Coleridge claimed that he wrote the poem "Kubla Khan" after he had an opium-induced dream. Robert Altman said that he made the film 3 Women after a dream in which he was making a movie with Shelley Duvall and Sissy Spacek, but he didn't specify what might have induced the dream. There's no stately pleasure dome in 3 Women, which takes place in a bleak little town in the California desert that, as several people comment, looks like Texas. Duvall plays Millie, who works in a rundown spa helping elderly people and invalids in and out of the therapy pool and the hot tubs. She's asked to train a newcomer named Pinky (Spacek), a naive young woman who, like her, is from Texas and is also named Mildred. Pinky is awed by the more worldly Millie, and soon becomes her roommate in a small apartment complex owned by Edgar Hart (Robert Fortier) and his pregnant wife, Willie (Janice Rule), who also run a shabby bar called Dodge City.
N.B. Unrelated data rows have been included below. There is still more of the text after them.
extern "C" int tsqa_index_create(tsqa_ctx* c, const void* d_container, size_t n, tsqa_index** out)
{
    if (!out) return TSQA_ERR_ARG;
    *out = nullptr;
    if (!c) return TSQA_ERR_ARG;
    if (!d_container) { c->set_error("index_create: null container"); return TSQA_ERR_ARG; }
    if (n < kHeaderSize) { c->set_error("index_create: a container of %zu B has no header", n); return TSQA_ERR_FORMAT; }
    (void)hipSetDevice(c->device);
    hipStream_t s = c->stream;
    uint8_t head[kHeaderSize];
    TSQ_HIP(c, hipMemcpyAsync(head, d_container, kHeaderSize, hipMemcpyDeviceToHost, s));
    TSQ_HIP(c, hipStreamSynchronize(s));
    uint32_t nb; uint64_t total;
    if (read_header(head, n, &nb, &total) != kHeaderOk) { c->set_error("index_create: bad header"); return TSQA_ERR_FORMAT; }
    IndexPtr idx = index_begin(c, "index_create", d_container, n, nb, total, true, true);
    if (!idx) return TSQA_ERR_ARG;
    int32_t st = 0;
    TSQ_HIP(c, hipMalloc(&idx->frames, (size_t)nb * sizeof(FrameInfo)));
    TSQ_HIP(c, hipMemsetAsync(c->d_status, 0, sizeof(int32_t), s));
    hipLaunchKernelGGL(frame_walk_kernel, dim3(1), dim3(64), 0, s, idx->container, (uint64_t)n, nb, total, idx->frames, c->d_size, c->d_status);
    TSQ_HIP(c, hipGetLastError());
    TSQ_HIP(c, hipMemcpyAsync(&st, c->d_status, sizeof(st), hipMemcpyDeviceToHost, s));
    TSQ_HIP(c, hipMemcpyAsync(idx->host_frames.data(), idx->frames, (size_t)nb * sizeof(FrameInfo), hipMemcpyDeviceToHost, s));
    TSQ_HIP(c, hipStreamSynchronize(s));
    if (st != 0) { c->set_error("index_create: malformed container (status %d)", st); return TSQA_ERR_FORMAT; }
    for (uint32_t b = 0; b < nb; ++b) idx->out_start[b] = idx->host_frames[b].out_at;
    idx->out_start[nb] = total;
    *out = idx.release();
    return TSQA_OK;
}

extern "C" int tsqa_index_create_sized_async(tsqa_ctx* c, const void* d_container, size_t n, uint64_t n_total, uint32_t block_len,
                                             const uint32_t* d_block_sizes, tsqa_index** out, void* hip_stream)
{
    if (!out) return TSQA_ERR_ARG;
    *out = nullptr;
    if (!c) return TSQA_ERR_ARG;
    if (!d_container || !d_block_sizes) { c->set_error("index_create_sized: null pointer"); return TSQA_ERR_ARG; }
    uint32_t nb = 0;
    size_t bound = 0;
    if (n_total > (uint64_t)SIZE_MAX || tsqa_plan_split((size_t)n_total, block_len, &nb, &bound)) {
        c->set_error("index_create_sized: no data, a block_len that is no power of two from 2^12 to 2^22, or more than 2^32 - 1 blocks");
        return TSQA_ERR_ARG;
    }
    if (n < kHeaderSize + (uint64_t)kMinFrameSize * nb) { c->set_error("index_create_sized: %zu B cannot hold %u frames", n, nb); return TSQA_ERR_ARG; }
    hipStream_t s = stream_of(c, hip_stream);
    (void)hipSetDevice(c->device);
    IndexPtr idx = index_begin(c, "index_create_sized", d_container, n, nb, n_total, true, false);
    if (!idx) return TSQA_ERR_ARG;
    for (uint32_t b = 0; b < nb; ++b) idx->out_start[b] = (uint64_t)b * block_len;
    idx->out_start[nb] = n_total;
    const uint32_t n_groups = (uint32_t)(((uint64_t)nb + kIndexGroup - 1u) / kIndexGroup);
    const size_t frames_bytes = (size_t)nb * sizeof(FrameInfo), bytes = frames_bytes + ((size_t)n_groups + 1u) * sizeof(uint64_t);
// ... 288 lines not shown
        if (mode == kPlanPacked) { blocks += nb; continue; }
        if (x.out_cap > out_size || x.out_at > out_size - x.out_cap) { *why = "an output range ends past out_size"; return TSQA_ERR_ARG; }
        if (mode == kPlanCompress && x.out_cap < kHeaderSize + kMinFrameSize * nb) { *why = "an output range holds less than 16 + 6 bytes per block"; return TSQA_ERR_ARG; }
        if ((mode == kPlanDecompress || mode == kPlanRangesOnly) && x.in_len < kHeaderSize) { *why = "an input range is shorter than a header"; return TSQA_ERR_ARG; }
        if (mode == kPlanDecompress && (nb == 0 || nb > (x.in_len - kHeaderSize) / kMinFrameSize)) { *why = "a block count that the container cannot hold"; return TSQA_ERR_ARG; }
        if (x.out_cap) dst.emplace_back(x.out_at, x.out_cap);
        blocks += nb;
    }
    if (destinations_overlap(dst)) { *why = "two output ranges overlap"; return TSQA_ERR_ARG; }
    if (blocks > 0xFFFFFFFFull) { *why = "more than 2^32 - 1 blocks"; return TSQA_ERR_ARG; }
    if (mode == kPlanRangesOnly) return TSQA_OK;
    uint64_t at = 0;
    for (uint32_t i = 0; i < n_items; ++i) { first_block[i] = at; at += blocks_of(i); }
    first_block[n_items] = at;
    return TSQA_OK;
}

Eventually, tensions develop between the meek Pinky and the pretentious Millie, whom everyone else laughs at behind her back, and when Millie suggests she move out, Pinky attempts suicide by jumping off the apartment balcony into the swimming pool. She survives, spends some time in a coma, and awakes with a distinct personality change. Although the film largely focuses on Millie and Pinky, the third woman, Willie, who is an artist, plays a major role in their story and its somewhat eerie denouement. Critics praised 3 Women, and many think it's one of Altman's best films. It veers off onto the fringes of the surreal, enhanced by Gerald Busby's spiky score. Spacek and Duvall improvised much of their dialogue, including Millie's very funny "dinner party" menu made up of recipes from magazine ads for processed foods, with "pigs in a blanket" serving as entree.